Pandas provides functionality to export data from DataFrames to various formats, such as CSV, Excel, and JSON. This is useful for saving your cleaned and processed data for later use or for sharing with others.

### 9.1. Exporting to CSV
You can export a DataFrame to a CSV file using the `to_csv()` method.

In [None]:
# Exporting DataFrame to CSV
df.to_csv('exported_data.csv', index=False)
print("DataFrame exported to 'exported_data.csv'")

### 9.2. Exporting to Excel
You can export a DataFrame to an Excel file using the `to_excel()` method.

In [None]:
# Exporting DataFrame to Excel
df.to_excel('exported_data.xlsx', index=False)
print("DataFrame exported to 'exported_data.xlsx'")

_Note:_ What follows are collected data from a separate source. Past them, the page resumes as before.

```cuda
extern "C" int b200_igemm(const b200_igemm_params* p, void* stream_v) {
  cudaStream_t stream = static_cast<cudaStream_t>(stream_v);
  B200_CHECK_ARG(p != nullptr, "igemm: null params");
  B200_CHECK_ARG(p->a_ptr[0] && p->w_ptr && p->out_ptr, "igemm: null tensor pointer");
  B200_CHECK_ARG(p->n_seg >= 1 && p->n_seg <= B200_IGEMM_MAX_SEG, "igemm: n_seg=%d out of range", p->n_seg);
  B200_CHECK_ARG(p->in_N >= 1 && p->in_D >= 1 && p->in_H >= 1 && p->in_W >= 1, "igemm: bad input extent");
  B200_CHECK_ARG(p->out_N == p->in_N && p->out_D >= 1 && p->out_H >= 1 && p->out_W >= 1, "igemm: bad output extent");
  const bool geglu = p->act1 == B200_ACT_GEGLU;
  B200_CHECK_ARG(p->cout >= 1 && p->out_cols >= (geglu ? p->cout / 2 : p->cout), "igemm: bad cout/out_cols");
  if (geglu) {
    B200_CHECK_ARG(p->cout % 64 == 0 && p->out_cols == p->cout / 2 && p->out_dtype == B200_DT_H16 && !p->res_ptr &&
                   p->scale == 1.0f && p->act2 == B200_ACT_NONE && !p->stat_ptr && !p->gn_partial && !p->row_bias &&
                   p->impl != 1,
                   "igemm: B200_ACT_GEGLU needs cout %% 64 == 0, out_cols == cout / 2, a h16 output and no residual / "
                   "scale / act2 / statistics / row bias (and has no cross-check kernel)");
  }
  B200_CHECK_ARG(p->w_pitch % 8 == 0 && p->w_rows >= 1, "igemm: weight pitch must be a multiple of 8");
  B200_CHECK_ARG(((uintptr_t)p->w_ptr & 15) == 0, "igemm: weight pointer not 16-byte aligned");
  B200_CHECK_ARG(p->stride_d >= 1 && p->stride_d <= 8 && p->stride_h >= 1 && p->stride_h <= 8 &&
                 p->stride_w >= 1 && p->stride_w <= 8, "igemm: stride out of range");
  for (int s = 0; s < 2; ++s) {
    if (!p->a_ptr[s]) continue;
    B200_CHECK_ARG(p->a_pitch[s] % 8 == 0 && p->a_C[s] >= 1 && p->a_C[s] <= p->a_pitch[s],
                   "igemm: source %d channel pitch %d / extent %d invalid", s, p->a_pitch[s], p->a_C[s]);
    B200_CHECK_ARG(((uintptr_t)p->a_ptr[s] & 15) == 0, "igemm: source %d not 16-byte aligned", s);
  }
  std::call_once(g_encode_once, load_encode);
  if (!g_encode) { set_error("igemm: cuTensorMapEncodeTiled entry point unavailable"); return B200_ECUDA; }

  IgemmDev d;
  memset(&d, 0, sizeof(d));
  int kchunks = 0;
  for (int s = 0; s < p->n_seg; ++s) {
    const b200_igemm_seg& sg = p->seg[s];
    B200_CHECK_ARG(sg.src == 0 || (sg.src == 1 && p->a_ptr[1]), "igemm: segment %d uses missing source", s);
    B200_CHECK_ARG(sg.nchunks >= 1, "igemm: segment %d has no chunks", s);
    d.seg[s].src = sg.src; d.seg[s].dw = sg.dw; d.seg[s].dh = sg.dh; d.seg[s].dd = sg.dd;
    d.seg[s].c0 = sg.c0; d.seg[s].nchunks = sg.nchunks;
    kchunks += sg.nchunks;
  }
  const int w_K = p->w_K > 0 ? p->w_K : p->w_pitch;
  B200_CHECK_ARG(w_K <= p->w_pitch, "igemm: w_K %d exceeds the row pitch %d", w_K, p->w_pitch);
  d.n_seg = p->n_seg;
  d.num_k_chunks = kchunks;
  for (int s = 0; s < 2; ++s) {
    d.a_ptr[s] = reinterpret_cast<const h16*>(p->a_ptr[s]);
    d.a_C[s] = p->a_C[s];
    d.a_pitch[s] = p->a_pitch[s];
  }
  d.in_N = p->in_N; d.in_D = p->in_D; d.in_H = p->in_H; d.in_W = p->in_W;
  d.a_bcast = p->a_broadcast ? 1 : 0;
  d.w_ptr = reinterpret_cast<const h16*>(p->w_ptr);
  d.w_rows = p->w_rows; d.w_K = w_K; d.w_pitch = p->w_pitch;
  d.w_bstride = p->w_bstride; d.w_batched = p->w_batched;
  d.sd = p->stride_d; d.sh = p->stride_h; d.sw = p->stride_w;
  d.N = p->out_N; d.OD = p->out_D; d.OH = p->out_H; d.OW = p->out_W;
  d.out_ptr = p->out_ptr; d.out_dtype = p->out_dtype; d.cout = p->cout; d.out_cols = p->out_cols;
  d.out_sN = p->out_sN; d.out_sD = p->out_sD; d.out_sH = p->out_sH; d.out_sW = p->out_sW;
  d.bias = p->bias; d.rowvec = p->rowvec; d.rowvec_bstride = p->rowvec_bstride; d.row_bias = p->row_bias;
  d.act1 = geglu ? B200_ACT_NONE : p->act1; d.act2 = p->act2; d.scale = p->scale;
  d.geglu = geglu ? 1 : 0;
  if (geglu) d.out_cols = p->cout;
  d.res_ptr = p->res_ptr; d.res_dtype = p->res_dtype;
  d.res_sN = p->res_sN; d.res_sD = p->res_sD; d.res_sH = p->res_sH; d.res_sW = p->res_sW;
  {
    const int g = (p->out_dtype == B200_DT_H16) ? 8 : 4;
    d.out_vec = (p->out_cols % g == 0) && (p->out_sN % g == 0) && (p->out_sD % g == 0) &&
                (p->out_sH % g == 0) && (p->out_sW % g == 0) && (((uintptr_t)p->out_ptr) % 16 == 0);
    d.out_v256 = d.out_vec && p->out_dtype == B200_DT_H16 && (p->out_cols % 16 == 0) && (p->out_sN % 16 == 0) &&
                 (p->out_sD % 16 == 0) && (p->out_sH % 16 == 0) && (p->out_sW % 16 == 0) &&
                 (((uintptr_t)p->out_ptr) % 32 == 0);
  }
  B200_CHECK_ARG(!geglu || d.out_vec, "igemm: B200_ACT_GEGLU needs a 16-byte-aligned output (out_cols, strides %% 8 == 0)");
  {
    const long long esz = (p->out_dtype == B200_DT_H16) ? 2 : 4;
    d.out_staged = (p->out_sW * esz > 2048 && p->out_dtype == B200_DT_F32) ? 1 : 0;
  }
  d.gn_partial = p->gn_partial; d.gn_slots = p->gn_slots; d.gn_slot0 = p->gn_slot0;
  B200_CHECK_ARG(p->gn_group == 0 || p->gn_group == 8 || p->gn_group == 4, "igemm: gn_group must be 8 (or 0) or 4");
  d.gn_sh = (p->gn_group == 4) ? 2 : 3;
  if (p->gn_partial) {
    B200_CHECK_ARG(p->out_dtype == B200_DT_H16 && p->cout % 32 == 0 && d.out_vec && !d.out_staged && !p->stat_ptr && p->gn_slot0 >= 0 && p->gn_slot0 + 4 * sm_count() <= p->gn_slots,
                   "igemm: gn_partial needs an h16 vector-aligned output with cout %% 32 == 0 and 4 x SM-count slots");
  }
  d.stat_ptr = p->stat_ptr;
  if (p->stat_ptr)
    B200_CHECK_ARG(p->out_N == 1 && p->out_D == 1 && p->out_H == 1, "igemm: stat_ptr needs a GEMM-shaped call");
  if (p->res_ptr) {
    const int g = (p->res_dtype == B200_DT_H16) ? 8 : 4;
    d.res_vec = (p->out_cols % g == 0) && (p->res_sN % g == 0) && (p->res_sD % g == 0) &&
                (p->res_sH % g == 0) && (p->res_sW % g == 0) && (((uintptr_t)p->res_ptr) % 16 == 0);
    d.res_v256 = d.res_vec && p->res_dtype == B200_DT_H16 && (p->out_cols % 16 == 0) && (p->res_sN % 16 == 0) &&
                 (p->res_sD % 16 == 0) && (p->res_sH % 16 == 0) && (p->res_sW % 16 == 0) &&
                 (((uintptr_t)p->res_ptr) % 32 == 0);
    B200_CHECK_ARG(!p->gn_partial || (d.res_vec && p->res_dtype == B200_DT_H16),
                   "igemm: gn_partial needs a vector-aligned h16 residual");
  }

  const int impl = p->impl;
  B200_CHECK_ARG(impl >= 0 && impl <= 3, "igemm: impl %d not in 0..3", impl);
  B200_CHECK_ARG(impl != 1 || !p->stat_ptr, "igemm: stat_ptr has no cross-check kernel (impl 1)");
  B200_CHECK_ARG(impl != 3 || wide_fits(p),
                 "igemm: impl 3 (128 x 256 tiles) needs a vector-aligned h16 output with cout == out_cols a multiple of "
                 "256, a vector-aligned h16 residual or none, and no stat_ptr / GEGLU / row_bias / batched weights / "
                 "broadcast A");
  if (impl == 1) {
    const long long rows = (long long)d.N * d.OD * d.OH * d.OW;
    const long long total = rows * ((d.out_cols + 15) / 16);
    const int threads = 128;
    const long long blocks = (total + threads - 1) / threads;
    B200_CHECK_ARG(blocks < (1ll << 31), "igemm(check): problem too large");
    B200_CUDA(b200::launch_kernel(igemm_check_kernel, (unsigned)blocks, threads, 0, stream, d));
    B200_LAUNCH_CHECK("igemm_check_kernel");
    if (d.gn_partial) {
      const long long tot = rows * (d.cout >> d.gn_sh);
      B200_CUDA(b200::launch_kernel(gn8_partial_check_kernel, (unsigned)((tot + 255) / 256), 256, 0, stream, d));
      B200_LAUNCH_CHECK("gn8_partial_check_kernel");
    }
    return B200_OK;
  }

  const Plan pl = make_plan(p, p->split_ws != nullptr);
  const TileShape ts = pl.ts;
  d.BW = ts.bw; d.BH = ts.bh; d.BD = ts.bd;
  d.bw_log2 = ilog2(ts.bw); d.bh_log2 = ilog2(ts.bh);
  d.tiles_w = (d.OW + ts.bw - 1) / ts.bw;
  d.tiles_h = (d.OH + ts.bh - 1) / ts.bh;
  d.tiles_d = (d.OD + ts.bd - 1) / ts.bd;
  const int BN = pl.BN;
  d.tiles_n = pl.tiles_n;
  d.k_splits = 1;
  d.split_stride = 0;
  const int splits = (p->split_ws && pl.splits > 1) ? pl.splits : 1;
  if (splits > 1) {
    B200_CHECK_ARG(p->split_ws_bytes >= pl.ws_bytes && ((uintptr_t)p->split_ws & 15) == 0,
                   "igemm: split_ws needs %lld bytes, 16-byte aligned (got %lld)", pl.ws_bytes,
                   (long long)p->split_ws_bytes);
  }
  B200_CHECK_ARG(pl.ntiles * splits < (1ll << 31), "igemm: too many tiles");
  d.num_tiles = (int)pl.ntiles;

  for (int s = 0; s < 2; ++s) {
    if (!p->a_ptr[s]) continue;
    cuuint64_t dims[5] = {(cuuint64_t)p->a_C[s], (cuuint64_t)p->in_W, (cuuint64_t)p->in_H,
                          (cuuint64_t)p->in_D, (cuuint64_t)(p->a_broadcast ? 1 : p->in_N)};
    const cuuint64_t pb = (cuuint64_t)p->a_pitch[s] * 2;
    cuuint64_t strides[4] = {pb, pb * p->in_W, pb * p->in_W * p->in_H,
                             pb * p->in_W * p->in_H * p->in_D};
    cuuint32_t box[5] = {(cuuint32_t)kBK, (cuuint32_t)(ts.bw * d.sw), (cuuint32_t)(ts.bh * d.sh),
                         (cuuint32_t)(ts.bd * d.sd), 1};
    cuuint32_t estr[5] = {1, (cuuint32_t)d.sw, (cuuint32_t)d.sh, (cuuint32_t)d.sd, 1};
    CUresult r = g_encode(&d.tmA[s], B200_H16_TMAP, 5, const_cast<void*>(p->a_ptr[s]),
                          dims, strides, box, estr, CU_TENSOR_MAP_INTERLEAVE_NONE,
                          CU_TENSOR_MAP_SWIZZLE_128B, CU_TENSOR_MAP_L2_PROMOTION_L2_256B,
                          CU_TENSOR_MAP_FLOAT_OOB_FILL_NONE);
    if (r != CUDA_SUCCESS) {
      set_error("igemm: cuTensorMapEncodeTiled(A%d) failed with %d (C=%d pitch=%d in=%dx%dx%dx%d box=%ux%ux%u)",
                s, (int)r, p->a_C[s], p->a_pitch[s], p->in_N, p->in_D, p->in_H, p->in_W, box[1], box[2], box[3]);
      return B200_ECUDA;
    }
  }
  if (!p->a_ptr[1]) d.tmA[1] = d.tmA[0];
  {
    const int wbn = p->w_batched ? p->in_N : 1;
    cuuint64_t dims[3] = {(cuuint64_t)w_K, (cuuint64_t)p->w_rows, (cuuint64_t)wbn};
    cuuint64_t bs = p->w_bstride ? (cuuint64_t)p->w_bstride * 2 : (cuuint64_t)p->w_rows * p->w_pitch * 2;
    cuuint64_t strides[2] = {(cuuint64_t)p->w_pitch * 2, bs};
    B200_CHECK_ARG(bs % 16 == 0, "igemm: weight batch stride not 16-byte aligned");
    cuuint32_t box[3] = {(cuuint32_t)kBK, (cuuint32_t)(pl.wide ? 128 : BN), 1};
    cuuint32_t estr[3] = {1, 1, 1};
    CUresult r = g_encode(&d.tmB, B200_H16_TMAP, 3, const_cast<void*>(p->w_ptr), dims,
                          strides, box, estr, CU_TENSOR_MAP_INTERLEAVE_NONE, CU_TENSOR_MAP_SWIZZLE_128B,
                          CU_TENSOR_MAP_L2_PROMOTION_L2_256B, CU_TENSOR_MAP_FLOAT_OOB_FILL_NONE);
    if (r != CUDA_SUCCESS) {
      set_error("igemm: cuTensorMapEncodeTiled(W) failed with %d (K=%d rows=%d pitch=%d)", (int)r, w_K,
                p->w_rows, p->w_pitch);
      return B200_ECUDA;
    }
  }

  if (pl.wide) return launch_wide(d, stream);
  auto launch = [&](const IgemmDev& dev) {
    switch (BN) {
      case 16:  return launch_tc<16, 8>(dev, stream);
      case 32:  return launch_tc<32, 8>(dev, stream);
      case 64:  return launch_tc<64, 6>(dev, stream);
      default:  return launch_tc<128, 4>(dev, stream);
    }
  };
  if (splits == 1) return launch(d);

  IgemmDev ds = d;
  ds.k_splits = splits;
  ds.num_tiles = (int)(pl.ntiles * splits);
  ds.out_ptr = p->split_ws; ds.out_dtype = B200_DT_F32; ds.out_cols = pl.ws_cols;
  ds.out_sW = pl.ws_cols; ds.out_sH = ds.out_sW * d.OW; ds.out_sD = ds.out_sH * d.OH; ds.out_sN = ds.out_sD * d.OD;
  ds.split_stride = pl.rows * pl.ws_cols;
  ds.out_vec = 1; ds.out_v256 = 0;
  ds.out_staged = (ds.out_sW * 4 > 2048) ? 1 : 0;
  ds.bias = nullptr; ds.rowvec = nullptr; ds.row_bias = nullptr;
  ds.act1 = B200_ACT_NONE; ds.act2 = B200_ACT_NONE; ds.scale = 1.0f;
  ds.res_ptr = nullptr; ds.res_vec = 0; ds.res_v256 = 0;
  ds.stat_ptr = nullptr; ds.gn_partial = nullptr;
  const int rc = launch(ds);
  if (rc != B200_OK) return rc;
  const long long total = pl.rows * ((d.out_cols + 7) / 8);
  B200_CHECK_ARG((total + 255) / 256 < (1ll << 31), "igemm: split reduction too large");
  B200_CUDA(b200::launch_kernel(igemm_split_reduce_kernel, (unsigned)((total + 255) / 256), 256, 0, stream, 
      d, static_cast<const float*>(p->split_ws), splits, pl.ws_cols, ds.split_stride));
  B200_LAUNCH_CHECK("igemm_split_reduce_kernel");
  return B200_OK;
}
```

### 9.3. Exporting to JSON
You can export a DataFrame to a JSON file using the `to_json()` method.

In [None]:
# Exporting DataFrame to JSON
df.to_json('exported_data.json', orient='records')
print("DataFrame exported to 'exported_data.json'")

## Conclusion

This notebook has covered the basics of Pandas for data manipulation and analysis, including data inspection, selection, cleaning, aggregation, merging, visualization, and exporting. These skills are essential for data science and can be expanded upon with more complex datasets and operations.